It is well established in the United Kingdom as long ago as 1858 that, an arresting party is not liable to pay for any damage resulting from a wrongful ship arrest unless it acts in bad faith or with gross negligence. Also, an arresting party can arrest the ship as of right. Under such circumstances, can a shipowner request the release of the vessel unless a cross-undertaking in damages is provided by the arresting party? A recent English case, NatWest Markets Plc (formerly Royal Bank of Scotland Plc) v Stallion Eight Shipping Co SA EWHC 2033, has decided on this point.
The Claimant is a bank, which has lent US$15,700,000 (“the Loan”) to the Defendant. The Defendant is the shipowner of M.V. Alkyon (“the Vessel”), which has provided a mortgage on the Vessel as security for the Loan. On 22 March 2018, the Claimant informed the Defendant that an additional security of US$1,750,000 was required for the Loan because the market value of the Vessel was reduced to US$15,250,000. The Defendant contended that the Claimant had undervalued the Vessel and provided the Claimant with higher valuations. On 25 April 2018, the Claimant informed the Defendant of an alleged event of default as the Defendant had failed to tender additional security of US$1,750,000. The Claimant issued a warrant of arrest against the Vessel on 21 June 2018 and successfully arrested the Vessel at the Port of Tyne.
The Defendant applied to the Court for an order to release the Vessel unless a cross-undertaking in damages for any loss arising out of the arrest is provided by the Claimant on the basis that it had insufficient financial resources. The Defendant claimed that it only had one asset, namely the Vessel. It could not obtain a P&I Club letter of undertaking to secure the release of the Vessel. It would suffer a huge loss and an injustice because of the ship arrest.
The Court rejected the Defendant’s application but confirmed that it had discretion to order the release of a vessel, and impose a condition on the ship arrest. The discretion “must be exercised in a principled manner”. In this case, the Court decides that a cross-undertaking in damages is not required based on the following three reasons:
- it will run counter to the principle that a claimant may arrest a ship as of right;
- it will be inconsistent with the English Court’s long-established practice;
- it will be contrary to the prior authorities, especially The Bazias 3 and 4  1 Lloyd’s Reports 101, and Willers v Joyce  3 WLR 477.

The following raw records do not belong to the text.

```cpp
int cdn::launch_pointwise(const cdn::PwCall &p) {
  const long M = p.M;
  const int64_t C = p.C, Co = p.Co, lda = p.lda ? p.lda : C, ldo = p.ldo ? p.ldo : Co;
  hipStream_t st = p.st;
  const int pw_bn = Co > 64 ? 128 : 64;
  const int pw_bm = (Co > 64 && cdn::ceil_div(M, 128) * cdn::ceil_div(Co, 128) <= cdn::kCUs) ? 64 : 128;
  const int n_wg_r = (int)(cdn::ceil_div(M, pw_bm) * cdn::ceil_div(Co, pw_bn));
  CDN_REQUIRE(n_wg_r <= kMaxGrid, CDN_ERR_UNSUPPORTED, "too many pointwise workgroups");
  const int64_t Kt = p.a_padded ? lda : C;
  const bool pw_fast = (Kt % 32) == 0 && (lda & 3) == 0 && (reinterpret_cast<uintptr_t>(p.a) & 15) == 0;
#define CDN_PW1(BM_, BN_, WGM_, AQ_, FAST_)                                                      \
  pw3_kernel<BM_, BN_, WGM_, AQ_, FAST_><<<(unsigned)std::min<long>(                             \
      cdn::ceil_div(M, BM_) * cdn::ceil_div(Co, BN_), only_if_wide ? 2L * cdn::kCUs : (1L << 30)), 256, 0, st>>>( \
      p.a, p.a_state, p.w, p.bias, p.ep_scale, p.ep_shift, p.out, p.qu, M, (int)C, (int)Co, p.relu, only_if_wide, \
      (int)lda, (int)ldo)
#define CDN_PW(BM_, BN_, WGM_, AQ_)                                       \
  do {                                                                    \
    if (pw_fast) CDN_PW1(BM_, BN_, WGM_, AQ_, true);                      \
    else CDN_PW1(BM_, BN_, WGM_, AQ_, false);                             \
  } while (0)
  const bool use_i8 = p.w_codes != nullptr && p.a_state != nullptr && p.ep_scale == nullptr && p.a_gen == nullptr;
  const bool use_b3 = p.w_codes != nullptr && p.ep_scale == nullptr && p.w_scale != nullptr &&
                      (p.a_gen != nullptr || p.a_state == nullptr);
  CDN_REQUIRE(p.a_gen == nullptr || (use_b3 && p.a_state != nullptr && C <= kMixedMaxC), CDN_ERR_UNSUPPORTED,
              "a mixed-generation input needs the states, 4-bit weight codes and C <= %d", kMixedMaxC);
  CDN_REQUIRE(p.out_map == nullptr || use_i8 || use_b3, CDN_ERR_UNSUPPORTED,
              "an output channel map needs the 4-bit weight codes");
  const int only_if_wide = 0;
  if (use_i8) {
    CDN_REQUIRE(p.w_scale && p.w_colsum, CDN_ERR_ARG, "int8 pointwise needs scale and colsum");
    CDN_REQUIRE((reinterpret_cast<uintptr_t>(p.w_codes) & 15) == 0, CDN_ERR_ARG,
                "w_pw_codes must be 16-byte aligned");
    const int Cpad = (int)((C + 63) / 64 * 64);
    CDN_REQUIRE(!p.a_padded || lda == Cpad, CDN_ERR_ARG, "a padded A has round_up(C, 64) floats per row");
    cdn::ProfScope ps(cdn::kProfPointwise, p.ptag, st);
#define CDN_PWI(BM_, BN_, WGM_)                                                                            \
  do {                                                                                                     \
    dim3 g((unsigned)cdn::ceil_div(M, BM_), (unsigned)cdn::ceil_div(Co, BN_));                             \
    auto kern = pw_fast ? pwi8_kernel<BM_, BN_, WGM_, true> : pwi8_kernel<BM_, BN_, WGM_, false>;          \
    kern<<<g, 256, 0, st>>>(p.a, p.a_state, p.w_codes, p.w_scale, p.w_colsum, p.w, p.bias, p.out, p.qu, M, \
                            (int)Kt, Cpad, (int)Co, p.relu, (int)lda, (int)ldo, p.out_map, (int)C);        \
  } while (0)
    if (pwi8s_applies(M, Kt, Cpad, Co, pw_fast, p.w_kb)) {
      const long nrb = cdn::ceil_div(M, 32);
      const int ncg = Co > 128 ? 2 : 1;
      const unsigned grid = (unsigned)(nrb * ncg);
      constexpr int kLds = 4 * 3 * 4096;
      auto kern = Co <= 64 ? pwi8s_kernel<2, 3> : pwi8s_kernel<4, 3>;
      kern<<<grid, 256, kLds, st>>>(p.a, p.a_state, p.w_kb, p.w_scale, p.w_colsum, p.w, p.bias, p.out, p.qu, M, (int)Kt,
                                    (int)Co, p.relu, (int)lda, (int)ldo, p.out_map, (int)C, ncg);
      return cdn::check_launch("codenet int8 pointwise (streaming)");
    }
#if !defined(CDN_NO_PWI32)
    if (pw_bn == 128 && cdn::ceil_div(M, 64) * cdn::ceil_div(Co, 128) <= cdn::kCUs && Kt >= 1024) CDN_PWI(32, 128, 1);
    else
#endif
#if !defined(CDN_PWI_NO_32ROWS)
    if (pw_bn == 128 && Kt < 256) CDN_PWI(32, 128, 1);
    else
#endif
    if (pw_bn == 128) CDN_PWI(64, 128, 2);
#if !defined(CDN_PWI_NO_64X64)
    else if (M >= 65536) CDN_PWI(64, 64, 2);
#endif
    else CDN_PWI(128, 64, 4);
#undef CDN_PWI
  } else if (use_b3) {
    CDN_REQUIRE((reinterpret_cast<uintptr_t>(p.w_codes) & 15) == 0, CDN_ERR_ARG,
                "w_pw_codes must be 16-byte aligned");
    const int Cpad = (int)((C + 63) / 64 * 64);
    cdn::ProfScope ps(cdn::kProfPointwise, p.ptag, st);
#define CDN_PWB(BM_, BN_, WGM_)                                                                           \
  do {                                                                                                    \
    dim3 g((unsigned)cdn::ceil_div(M, BM_), (unsigned)cdn::ceil_div(Co, BN_));                            \
    pwb3_kernel<BM_, BN_, WGM_><<<g, 256, 0, st>>>(p.a, p.a_state, p.w_codes, p.w_scale, p.bias, p.out, p.qu, M, \
                                                   (int)C, Cpad, (int)Co, p.relu, (int)lda, (int)ldo, p.a_gen,   \
                                                   p.out_map);                                            \
  } while (0)
    int tn = Co > 64 ? 4 : 2;
    const int Kp = (int)((C + 31) / 32 * 32);
#if !defined(CDN_PWD3_NO_TN2_SMALLM)
    if (tn == 4 && (size_t)32 * 4 * (Kp * 2 + 16) + (size_t)Kp * 16 > 80 * 1024 &&
        cdn::ceil_div(M, 256) * cdn::ceil_div(Co, 128) < cdn::kCUs)
      tn = 2;
#endif
    const size_t lds_d3 = (size_t)32 * tn * (Kp * 2 + 16) + (size_t)Kp * 16;
    const long nblk_d3 = cdn::ceil_div(M, 128) * cdn::ceil_div(Co, 32 * tn);
    if ((C & 3) == 0 && (lda & 3) == 0 && (reinterpret_cast<uintptr_t>(p.a) & 15) == 0 &&
        lds_d3 <= 150 * 1024 && nblk_d3 <= kMaxGrid) {
      const unsigned ny = (unsigned)cdn::ceil_div(Co, 32 * tn);
      const long per_cu = std::min<long>(tn == 2 ? 3 : 2, (long)(160 * 1024 / (lds_d3 + 512)));
      const long gx = std::max<long>(1, std::min<long>(cdn::ceil_div(M, 128), per_cu * cdn::kCUs / ny));
      dim3 g((unsigned)gx, ny);
      auto kern = tn == 4 ? pwd3_kernel<4> : pwd3_kernel<2>;
      (void)hipFuncSetAttribute((const void *)kern, hipFuncAttributeMaxDynamicSharedMemorySize, (int)lds_d3);
#if defined(CDN_PWD3_256)
      const int d3_threads = 256;
#else
      const int d3_threads = (per_cu == 1 && cdn::ceil_div(M, 256) * ny >= cdn::kCUs) ? 512 : 256;
#endif
      const long gx2 = std::max<long>(1, std::min<long>(cdn::ceil_div(M, d3_threads / 2), per_cu * cdn::kCUs / ny));
// ... 154 lines not shown
```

First, the Court clarified that freezing order in an action in personam writ is different from a ship arrest in an action in rem. A notice will be given to the shipowner before the ship arrest whereas no notice will be given in the case of freezing order. Ship arrest does not result from any court order but from the arresting party causing a warrant of arrest to be issued. Therefore, as long as the arresting party complies with the requirements for issuing the warrant under English procedural rules, it may arrest a ship. An arresting party can issue the warrant of arrest as of right. Thus, a common practice of requiring a cross-undertaking in a freezing order shall not be imputed to ship arrest. If the Court orders the arresting party to provide a cross-undertaking, it will negate the principle that a claimant may arrest a ship as of right.

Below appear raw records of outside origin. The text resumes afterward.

# nubot-nudt/LCR-Net

Measured on AMD Instinct MI355X. Metric: scans/s (120k-pt KITTI-shape scan -> 256-D descriptor), higher is better.
Workload: dtype f32 (K-deep GEMMs, K >= 288 and N >= 64: fp32 operands as bf16 x 3 split, 6 of 9 products on the bf16 matrix cores, fp32 accumulate — error vs fp64 <= the fp32-MFMA kernel's; every other GEMM, KPConv and attention: fp32 MFMA); 1 GPU; configs[1]: batch of 8 synthetic 64-beam scans (~120k pts, 0.3 m voxel -> ~16k pts), voxelise + 3 subsamples + 10 radius searches + KPConv encoder + NetVLAD, seeded random weights; distinct_input_batches=4, streams=pre-processing stream (own host thread, 2 batches ahead) + 2 encoder stream(s), parallelism=scan-parallel x1, all-gather of descriptors

## Files before the change

### include/lcr_hip.h

```cpp
#ifndef LCR_HIP_H
#define LCR_HIP_H
#include <stddef.h>
#include <stdint.h>
#ifdef __cplusplus
extern "C" {
#endif

#define LCR_OK 0
#define LCR_EARG (-1)
#define LCR_ESPACE (-2)
#define LCR_EHIP (-3)

#define LCR_STATUS_KEY_OVERFLOW 1u
#define LCR_STATUS_LEN_MISMATCH 2u
#define LCR_GN_REPLICAS 8

const char* lcr_last_error(void);
void lcr_ktimer_enable(int on);
void lcr_ktimer_sample(int every);
void lcr_ktimer_kinds(unsigned mask);
int lcr_ktimer_read(int kind, int max_records, double* seconds, int64_t* meta);
int lcr_ktimer_read2(int kind, int max_records, double* seconds, double* seconds_kernel, int64_t* meta);
int lcr_stream_spin(int microseconds, void* stream);
int lcr_version(void);

int lcr_grid_subsample_ws_bytes(int64_t n_cap, int B, size_t* bytes);
int lcr_grid_subsample(const float* xyz, const int64_t* len, int B, int64_t n_cap, float voxel,
                       float* out_xyz, int64_t* out_len, uint32_t* status,
                       void* ws, size_t ws_bytes, void* stream);
int lcr_grid_subsample_ex(const float* xyz, const int64_t* len, int B, int64_t n_cap, float voxel, int key_bits_hint,
                          float* out_xyz, int64_t* out_len, uint32_t* status,
                          void* ws, size_t ws_bytes, void* stream);
int lcr_grid_subsample_rows(const float* xyz, int row_floats, const int64_t* len, int B, int64_t n_cap, float voxel, int key_bits_hint,
                            float* out_xyz, int64_t* out_len, uint32_t* status,
                            void* ws, size_t ws_bytes, void* stream);
int lcr_hashmap_order_host(const uint64_t* keys_host, int64_t n, int64_t* order_host);
int lcr_hashmap_bucket_host(const uint64_t* codes_host, int64_t n, int phase, int64_t* out_host);

int lcr_voxel_down_sample_ws_bytes(int64_t n_cap, int B, size_t* bytes);
int lcr_voxel_down_sample(const float* rows, int row_floats, int out_cols, const int64_t* len, int B, int64_t n_cap, double voxel,
                          int key_bits_hint, float* out_f32, double* out_f64, int64_t* out_len, uint32_t* status,
                          void* ws, size_t ws_bytes, void* stream);

int lcr_support_grid_ws_bytes(int64_t ns_cap, int B, size_t* bytes);
int lcr_support_grid_build(const float* s, const int64_t* slen, int B, int64_t ns_cap, float radius,
                           uint32_t* status, void* grid_ws, size_t grid_ws_bytes, void* stream);
int lcr_radius_query(const float* q, const int64_t* qlen, int B, int64_t nq_cap,
                     const void* grid_ws, int64_t ns_cap , float radius, int limit,
                     int64_t* out_idx64, int32_t* out_idx32, int32_t* out_cnt, void* stream);
int lcr_radius_query_ordered(const float* q, const int64_t* qlen, int B, int64_t nq_cap,
                             const void* grid_ws, int64_t ns_cap, float radius, int limit,
                             int64_t* out_idx64, int32_t* out_idx32, int32_t* out_cnt, const int32_t* q_order, void* stream);
typedef struct LcrRadiusQuery {
    const float*   q;
    const int64_t* qlen;
    int64_t        nq_cap;
    const void*    grid_ws;
    int64_t        ns_cap;
    float          radius;
    int            limit;
    int32_t*       out_idx32;
    const int32_t* q_order;
} LcrRadiusQuery;
#define LCR_RADIUS_QUERY_MULTI_MAX 12
int lcr_radius_query_multi(const LcrRadiusQuery* list, int n, int B, void* stream);
int lcr_support_grid_build_ex(const float* s, const int64_t* slen, int B, int64_t ns_cap, float radius,
                              uint32_t* status, void* grid_ws, size_t grid_ws_bytes, int32_t* order, void* stream);
int lcr_support_grid_order(const void* grid_ws, int64_t ns_cap, int B, int32_t* order, void* stream);
int lcr_radius_search_ws_bytes(int64_t nq_cap, int64_t ns_cap, int B, size_t* bytes);
int lcr_radius_search(const float* q, const float* s, const int64_t* qlen, const int64_t* slen, int B,
                      int64_t nq_cap, int64_t ns_cap, float radius, int limit,
                      int64_t* out_idx64, int32_t* out_idx32, int32_t* out_cnt, uint32_t* status,
                      void* ws, size_t ws_bytes, void* stream);

#define LCR_MAX_STAGES 8
typedef struct LcrPrecomputeLayout {
  int     num_stages, B, upsampling;
  int64_t n_raw;
  int     limits[LCR_MAX_STAGES];
  int64_t cap[LCR_MAX_STAGES];
  size_t  off_points[LCR_MAX_STAGES];
  size_t  off_lengths[LCR_MAX_STAGES];
  size_t  off_order[LCR_MAX_STAGES];
  size_t  off_neighbors[LCR_MAX_STAGES];
  size_t  off_subsampling[LCR_MAX_STAGES];
  size_t  off_upsampling[LCR_MAX_STAGES];
  size_t  out_bytes, ws_bytes;
} LcrPrecomputeLayout;
int lcr_precompute_layout(int64_t n0, int B, int num_stages, const int* limits, int upsampling, int64_t n_raw,
                          LcrPrecomputeLayout* layout);
int lcr_precompute_batch(const float* points0, const int64_t* lengths0, const LcrPrecomputeLayout* layout, float voxel_size,
                         float radius, float raw_voxel, int key_bits_hint, void* out, size_t out_bytes, void* ws, size_t ws_bytes,
                         int64_t* lengths_host, uint32_t* status_host, void* stream);
int lcr_precompute_batch_rows(const float* points0, int raw_row_floats, const int64_t* lengths0, const LcrPrecomputeLayout* layout,
                              float voxel_size, float radius, float raw_voxel, int key_bits_hint, void* out, size_t out_bytes, void* ws,
                              size_t ws_bytes, int64_t* lengths_host, uint32_t* status_host, void* stream);
int lcr_precompute_ws_bytes_ex(const LcrPrecomputeLayout* layout, int raw_method, size_t* bytes);
int lcr_precompute_batch_rows_ex(const float* points0, int raw_row_floats, const int64_t* lengths0, const LcrPrecomputeLayout* layout,
                                 float voxel_size, float radius, double raw_voxel, int raw_method, int key_bits_hint, void* out,
                                 size_t out_bytes, void* ws, size_t ws_bytes, int64_t* lengths_host, uint32_t* status_host, void* stream);

int lcr_gemm_f32(const float* A, const float* B, float* C, int64_t M, int N, int K, int transA, int transB,
                 const float* bias, const float* rowdiv, const int64_t* seg_len, int S, int groups, double* stats,
                 void* stream);
int lcr_split_bf16x3(const float* w, int64_t n, uint16_t* planes, void* stream);
int lcr_split_bf16x3_tiles(const float* w, int N, int K, uint16_t* tiles, void* stream);
int lcr_gemm_f32_bsplit(const float* A, const uint16_t* Bs_tiles, float* C, int64_t M, int N, int K, const float* bias, const float* rowdiv,
                        const int64_t* seg_len, int S, int groups, double* stats, void* stream);
int lcr_gemm_f32_masked(const float* A, const float* B, float* C, int64_t M, int N, int K, const float* bias, const float* rowdiv,
                        const int64_t* seg_len, int S, int groups, double* stats, const uint16_t* row_mask, int block_k, void* stream);
int lcr_gemm_f32_bsplit_masked(const float* A, const uint16_t* Bs_tiles, float* C, int64_t M, int N, int K, const float* bias,
                               const float* rowdiv, const int64_t* seg_len, int S, int groups, double* stats, const uint16_t* row_mask,
                               int block_k, void* stream);
int lcr_kpconv_mask_ok(int64_t M, int N, int K, int split);
int lcr_gemm_f32_anorm(const float* A, const float* B, float* C, int64_t M, int N, int K, const float* bias,
                       const double* a_stats, const float* a_gamma, const float* a_beta, int a_groups, float a_eps,
                       float a_slope, const int64_t* seg_len, int S, int groups, double* stats, void* stream);
int lcr_gemm_f32_batched_ta(const float* A, const float* B, float* C, int64_t M, int N, int count, const int* k_host,
                            const int64_t* a_off_host, const int64_t* b_off_host, const int64_t* c_off_host, void* stream);
int lcr_kpconv_aggregate(const float* s_feats, const uint8_t* s_pos, const float* q_pts, const float* s_pts,
                         const void* idx, int idx_is_64, int64_t M, int64_t Ns, int H, int C,
                         const float* kernel_points_host, float sigma, float* A, float* nn,
                         const int32_t* order , void* stream);
#define LCR_KP_VALID_FIRST 1
int lcr_kpconv_aggregate_ex(const float* s_feats, const uint8_t* s_pos, const float* q_pts, const float* s_pts,
                            const void* idx, int idx_is_64, int64_t M, int64_t Ns, int H, int C,
                            const float* kernel_points_host, float sigma, float* A, float* nn,
                            const int32_t* order, int flags, void* stream);
int lcr_kpconv_aggregate_mask(const float* s_feats, const uint8_t* s_pos, const float* q_pts, const float* s_pts,
                              const void* idx, int idx_is_64, int64_t M, int64_t Ns, int H, int C,
                              const float* kernel_points_host, float sigma, float* A, float* nn, uint16_t* mask,
                              const int32_t* order, int flags, void* stream);
int lcr_kpconv_fused(const float* s_feats, const uint8_t* s_pos, const float* q_pts, const float* s_pts, const void* idx,
                     int idx_is_64, int64_t M, int64_t Ns, int H, int C, const float* kernel_points_host, float sigma,
                     const float* W, const float* bias, float* out, const int64_t* seg_len, int S, int groups, double* stats,
                     const int32_t* order, void* stream);
int lcr_kpconv_cin1(const float* s_feats, const float* q_pts, const float* s_pts, const void* idx, int idx_is_64,
                    int64_t M, int64_t Ns, int H, const float* kernel_points_host, float sigma, const float* W,
                    const float* bias, int Cout, float* out, const int32_t* order, void* stream);
int lcr_maxpool(const float* x, const void* idx, int idx_is_64, int64_t M, int64_t Ns, int H, int C, float* out,
                const int32_t* order, void* stream);
int lcr_row_positive(const float* x, int64_t N, int C, uint8_t* pos, void* stream);
int lcr_groupnorm_stats(const float* x, int64_t N, int C, int groups, const int64_t* seg_len, int S, double* stats, void* stream);
int lcr_groupnorm_apply(const float* x, const double* stats, const float* gamma, const float* beta, const float* res,
                        const double* res_stats, const float* res_gamma, const float* res_beta, float* y, int64_t N, int C,
                        int groups, const int64_t* seg_len, int S, float eps, float slope, int act, uint8_t* pos, void* stream);
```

Secondly, ordering the arresting party to provide a cross-undertaking in damages is inconsistent with the long-established English practice, especially when there is no “unusual or exceptional” reason for the Court to make such an order. The Court is of the view that the inability of the Defendant to obtain another security and its insufficient financial resources are not one of the unusual or exceptional reasons. Shipowner should prove its poverty and inability to provide security by “calling on the resources of its shareholders, direct and indirect” and the resources of the shipping group that the shipowner is in. Ordering the Claimant to provide a cross-undertaking will significantly change the circumstances in which an arrest can be obtained in the United Kingdom and substantially affect the shipping industry. Such change should be a matter reserved for the Parliament instead of the Court.

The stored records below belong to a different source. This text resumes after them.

__global__ __launch_bounds__(256) void pro_bwd_kernel(int mode_, const float* __restrict__ u, int Cu, int cu0,
// ... 542 lines not shown
  const float om = (in && out_mask) ? out_mask[(size_t)b * T + t] : 1.f;
  float mean = 0.f;
#pragma unroll
  for (int c = 0; c < 32; ++c) mean += xv[c];
  mean *= (1.0f / 32.0f);
  float var = 0.f;
#pragma unroll
  for (int c = 0; c < 32; ++c) {
    xv[c] -= mean;
    var = fmaf(xv[c], xv[c], var);
  }
  const float r = 1.0f / sqrtf(var * (1.0f / 32.0f) + eps);
  float s1 = 0.f, s2 = 0.f;
#pragma unroll
  for (int c = 0; c < 32; ++c) {
    xv[c] *= r;
    gv[c] *= om;
    const float dxh = gv[c] * A_s[c];
    s1 += dxh;
    s2 = fmaf(dxh, xv[c], s2);
  }
  s1 *= (1.0f / 32.0f);
  s2 *= (1.0f / 32.0f);
  if (in) {
#pragma unroll
    for (int c = 0; c < 32; ++c) {
      const float d = r * (gv[c] * A_s[c] - s1 - xv[c] * s2);
      if (h16 & 4) {
        sty_st_any(dx, base + (size_t)c * T, d, true);
      } else {
        float* o = reinterpret_cast<float*>(dx) + base + (size_t)c * T;
        *o = accumulate ? *o + d : d;
      }
    }
  }
#pragma unroll
  for (int c = 0; c < 32; ++c) {
    const float a0 = sty_half_sum_to_lane31(gv[c] * xv[c]);
    const float a1 = sty_half_sum_to_lane31(gv[c]);
    if ((tid & 31) == 31) {
      atomicAdd(&red[c], a0);
      atomicAdd(&red[32 + c], a1);
    }
  }
  __syncthreads();
  if (tid < 64) part[((size_t)b * gridDim.x + blockIdx.x) * 64 + tid] = red[tid];
}
__global__ __launch_bounds__(64) void chan_ln32_param_sum_kernel(const float* __restrict__ part, int B, int nblk, int ada,
                                                                 float* __restrict__ dgb, float* __restrict__ dw,
                                                                 float* __restrict__ db) {
  const int i = blockIdx.x, lane = threadIdx.x;
  const int slot = ada ? (i & 63) : i, b0 = ada ? i >> 6 : 0, nb = ada ? 1 : B;
  double s = 0.0;
  for (int b = b0; b < b0 + nb; ++b)
    for (int k = lane; k < nblk; k += 64) s += (double)part[((size_t)b * nblk + k) * 64 + slot];
  s = wave_sum(s);
  if (lane == 0) {
    if (ada)
      dgb[(size_t)b0 * 64 + slot] += (float)s;
    else if (slot < 32)
      dw[slot] += (float)s;
    else
      db[slot - 32] += (float)s;
  }
}

__global__ void cast_any_kernel(const void* __restrict__ x, size_t n, void* __restrict__ y, int to16) {
  const size_t i = (size_t)blockIdx.x * 256 + threadIdx.x;
  if (i < n) sty_st_any(y, i, sty_ld_any(x, i, !to16), to16);
}
int launch_cast_f32_to_16(const float* x, size_t n, void* y16, hipStream_t st) {
  hipLaunchKernelGGL(cast_any_kernel, dim3((unsigned)((n + 255) / 256)), dim3(256), 0, st, x, n, y16, 1);
  STY_LAUNCH_CHECK();
  return STY_OK;
}
int launch_cast_16_to_f32(const void* x16, size_t n, float* y, hipStream_t st) {
  hipLaunchKernelGGL(cast_any_kernel, dim3((unsigned)((n + 255) / 256)), dim3(256), 0, st, x16, n, y, 0);
  STY_LAUNCH_CHECK();
  return STY_OK;
}
bool chan_ln32_eligible(int B, int C, int T, int relu) {
  return C == 32 && !relu && (size_t)B * T >= 65536 && getenv("STY_NO_LN32_BWD") == nullptr;
}
int launch_chan_ln_bwd(const float* x, const float* dy, const float* y, int B, int C, int T, float eps, int ada,
                       const float* w, const float* gb, int relu, const float* out_mask, float* dx, int accumulate,
                       float* mu_tmp, float* r_tmp, float* dgb, float* dw, float* db, hipStream_t st, int h16) {
  const bool no32 = getenv("STY_NO_LN32_BWD") != nullptr;
  if (C == 32 && !relu && (size_t)B * T >= 65536 && !no32) {
    const int nblk = cdiv(T, 256);
    if ((h16 & 4) && accumulate) {
      set_error("chan_ln_bwd: a two-byte dx cannot be accumulated into");
      return STY_EINVAL;
    }
    hipLaunchKernelGGL(chan_ln32_bwd_kernel, dim3(nblk, B), dim3(256), 0, st, x, dy, T, eps, ada, w, gb, out_mask, dx, accumulate,
                       mu_tmp, h16);
    hipLaunchKernelGGL(chan_ln32_param_sum_kernel, dim3(ada ? B * 64 : 64), dim3(64), 0, st, mu_tmp, B, nblk, ada, dgb, dw, db);
    STY_LAUNCH_CHECK();
    return STY_OK;
  }
  if (h16) {
    set_error("chan_ln_bwd: two-byte tensors only on the C = 32 long-row kernel (chan_ln32_eligible)");
    return STY_EINVAL;
  }
  if ((size_t)B * T < 65536 && C <= 256)
    hipLaunchKernelGGL((chan_ln_bwd_dx_reg_kernel<16, 16>), dim3(cdiv(T, 16), B), dim3(256), 0, st, x, dy, y, C, T, eps, ada, w,
                       gb, relu, out_mask, dx, accumulate, mu_tmp, r_tmp);
  else if ((size_t)B * T >= 65536)
    hipLaunchKernelGGL(chan_ln_bwd_dx_kernel<64>, dim3(cdiv(T, 64), B), dim3(256), 0, st, x, dy, y, C, T, eps, ada, w, gb,
                       relu, out_mask, dx, accumulate, mu_tmp, r_tmp);
  else
    hipLaunchKernelGGL(chan_ln_bwd_dx_kernel<16>, dim3(cdiv(T, 16), B), dim3(256), 0, st, x, dy, y, C, T, eps, ada, w, gb,
                       relu, out_mask, dx, accumulate, mu_tmp, r_tmp);
  hipLaunchKernelGGL(chan_ln_bwd_param_kernel, dim3(C, B), dim3(256), 0, st, x, dy, y, mu_tmp, r_tmp, C, T, ada, relu,
                     out_mask, dgb, dw, db);
  STY_LAUNCH_CHECK();
  return STY_OK;
}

Thirdly, if the Defendant’s application is allowed, it will contradict the previous case authorities. In The Bazias 3 and 4  1 Lloyd’s Reports 101, the defendants instituted arbitration proceedings against the claimant, while the claimant issued in rem proceedings against the vessel and arrested the vessel. However, even though the defendant successfully sought a stay of the in rem proceedings, the court rejected the defendant’s application requesting the arresting party to provide a cross-undertaking in damages on the ground that “this has never been the practice in Admiralty actions and I do not regard this case as being one in which we can introduce so far-reaching a change in the practice for the first time.”
In Willers v Joyce  3 WLR 477, Lord Clarke commented that comparing a freezing order with ship arrest is not helpful since “a person who arrests a ship does not have to provide security to the defendant in respect of any loss which he might incur.” In view of the two prior authorities, the Court in this case concluded that it would not be appropriate for a first instance judge to say whether or not requiring a cross-undertaking in damages from the claimant is “anomalous and unjustifiable”.
This decision confirmed the long standing principle that the claimant is entitled to arrest a ship as of right. In the absence of unusual or exceptional circumstances, the Court may not request a cross-undertaking in damages from the arresting party as a condition for continuing the ship arrest.
It should be noted that a claim in respect of a mortgage on a ship is within the Admiralty jurisdiction and may be brought in rem against the ship according to section 20(2)(c) of the Senior Courts Act 1981 in the United Kingdom, which resembles section 12A(2)(c) High Court Ordinance In Hong Kong. It remains to be seen if Hong Kong Court will follow this ruling.